William Rawle (1759–1836), a member of a prominent Philadelphia family, was educated at the Friends’ Academy in that city. His stepfather, Samuel Shoemaker, was the Loyalist mayor of Philadelphia during the British occupation, and young Rawle fled with his family to New York when the British evacuated Philadelphia. He studied law in New York and in 1781 went to England where he enrolled in the Middle Temple. The next year he returned to Philadelphia, where he was admitted to the bar in 1783. Rawle became one of the city’s most respected lawyers. He was elected as a Federalist to the Pennsylvania legislature in 1789. Later in 1791 GW appointed him to succeed William Lewis as U.S. attorney for Pennsylvania (see GW to the U.S. Senate, 31 Oct. 1791).

The Library Company of Philadelphia, founded by Benjamin Franklin in 1731, was the oldest circulating library in the United States and one of the principal cultural institutions in the city. A private library, its collections were open to members, but the directors had made the collection available to members of the Continental Congress and later to the members of the Federal Convention (see Rawle to GW, 6 July 1787). The resolution of the directors of 18 Jan. 1791 to extend the same offer to GW and Congress is recorded in the Library Company of Philadelphia Directors’ Minute Books, PPL.

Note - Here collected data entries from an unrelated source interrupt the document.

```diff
+                        *reinterpret_cast<float*>(cbase + (size_t)co + j * 128) = v;
+                    }
+                }
+        };
+        if constexpr (HAS_DROP) {
+            if (dropping) store_all(std::true_type{});
+            else store_all(std::false_type{});
+        } else {
+            store_all(std::false_type{});
+        }
+    };
+
     using I0 = std::integral_constant<int, 0>;
     using I1 = std::integral_constant<int, 1>;
     using I2 = std::integral_constant<int, 2>;
@@ -353,8 +432,8 @@
                 constexpr int x = decltype(x_c)::value;
                 xB[0][x / 2][x % 2] = read_B(std::integral_constant<int, x / 2>{}, std::integral_constant<int, x % 2>{}, I0{}, smem_dma);
             });
-            auto kstep = [&](auto last_c, const int kt) {
-                constexpr bool LAST = decltype(last_c)::value;
+            auto kstep = [&](auto last_c, auto dir_c, const int kt) {
+                constexpr bool LAST = decltype(last_c)::value, AUXD = decltype(dir_c)::value;
                 const unsigned char* rstg = smem_dma + (kt & 1) * x3::STAGE_BYTES;
                 unsigned char* wstg = smem_dma + ((kt & 1) ^ 1) * x3::STAGE_BYTES;
                 const int kt_ld = min(kt + 2, nk - 1);
@@ -402,6 +481,13 @@
                             asm volatile("s_waitcnt lgkmcnt(0)" ::: "memory");
                             __builtin_amdgcn_s_barrier();
                         }
+                    } else if constexpr (HAS_AUX && AUXD) {
+                        if constexpr (m < 64) {
+                            aux_dir(m_c);
+                        } else {
+                            aux_dir(std::integral_constant<int, 2 * m - 64>{});
+                            aux_dir(std::integral_constant<int, 2 * m - 63>{});
+                        }
                     } else if constexpr (HAS_AUX) {
                         if constexpr (m % 3 == 0) {
                             if (want_aux) aux_one(std::integral_constant<int, m / 3>{});
@@ -410,8 +496,20 @@
                     __builtin_amdgcn_sched_barrier(0);
                 });
             };
-            for (int kt = 0; kt < nk - 1; ++kt) kstep(std::false_type{}, kt);
-            kstep(std::true_type{}, nk - 1);
+            for (int kt = 0; kt < nk - 1; ++kt) kstep(std::false_type{}, std::false_type{}, kt);
+            if constexpr (DIR) {
+                if constexpr (MODE <= EPI_SIGMOID) {
+                    if (g.bias) {
+#pragma unroll
+                        for (int j = 0; j < NJ; ++j) bdir[j] = g.bias[n0 + wn * 64 + j * 32 + l31];
+                    }
+                }
+                kstep(std::true_type{}, std::bool_constant<HAS_AUX>{}, nk - 1);
+                __builtin_amdgcn_s_barrier();
+                direct_epilogue();
+                return;
+            }
+            kstep(std::true_type{}, std::false_type{}, nk - 1);
             __builtin_amdgcn_s_barrier();
         } else if (HAS_AUX && !g.ws) {
             load_aux_all();
@@ -600,6 +698,14 @@
     const int nx = gridDim.x, nt = nx * gridDim.z, lin = blockIdx.z * nx + blockIdx.x;
     const int q = nt >> 3, r = nt & 7, x = lin & 7, j = lin >> 3;
     const int v = (x < r ? x * (q + 1) : r * (q + 1) + (x - r) * q) + j;
+    if constexpr (A_KC && epi_has_direct(MODE)) {
+        const bool direct = !(g.flags & 2048) && (__float_as_uint(g.beta) << 1) == 0u && !g.ws && gridDim.z == 1 &&
+                            g.K >= dma::TBK && g.kchunk >= dma::TBK && g.ldc < (1 << 22) && g.ldaux < (1 << 22);
+        if (direct) {
+            gemm_dma_tile<A_KC, B_KC, MODE, true, true>(g, v % nx, v / nx);
+            return;
+        }
+    }
     gemm_dma_tile<A_KC, B_KC, MODE, true>(g, v % nx, v / nx);
 }
 
```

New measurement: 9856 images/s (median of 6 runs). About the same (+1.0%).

Tobias Lear replied for GW on 20 Jan. 1791: “In obedience to the command of the President of the United States, I have the honor to communicate to you, to be presented to the Director of the Library company of Philadelphia, his best thanks for the very polite manner in which they have offered him the use of the books in the Library, and he begs they will be assured that this mark of attention has made a proper impression upon him” (DLC:GW).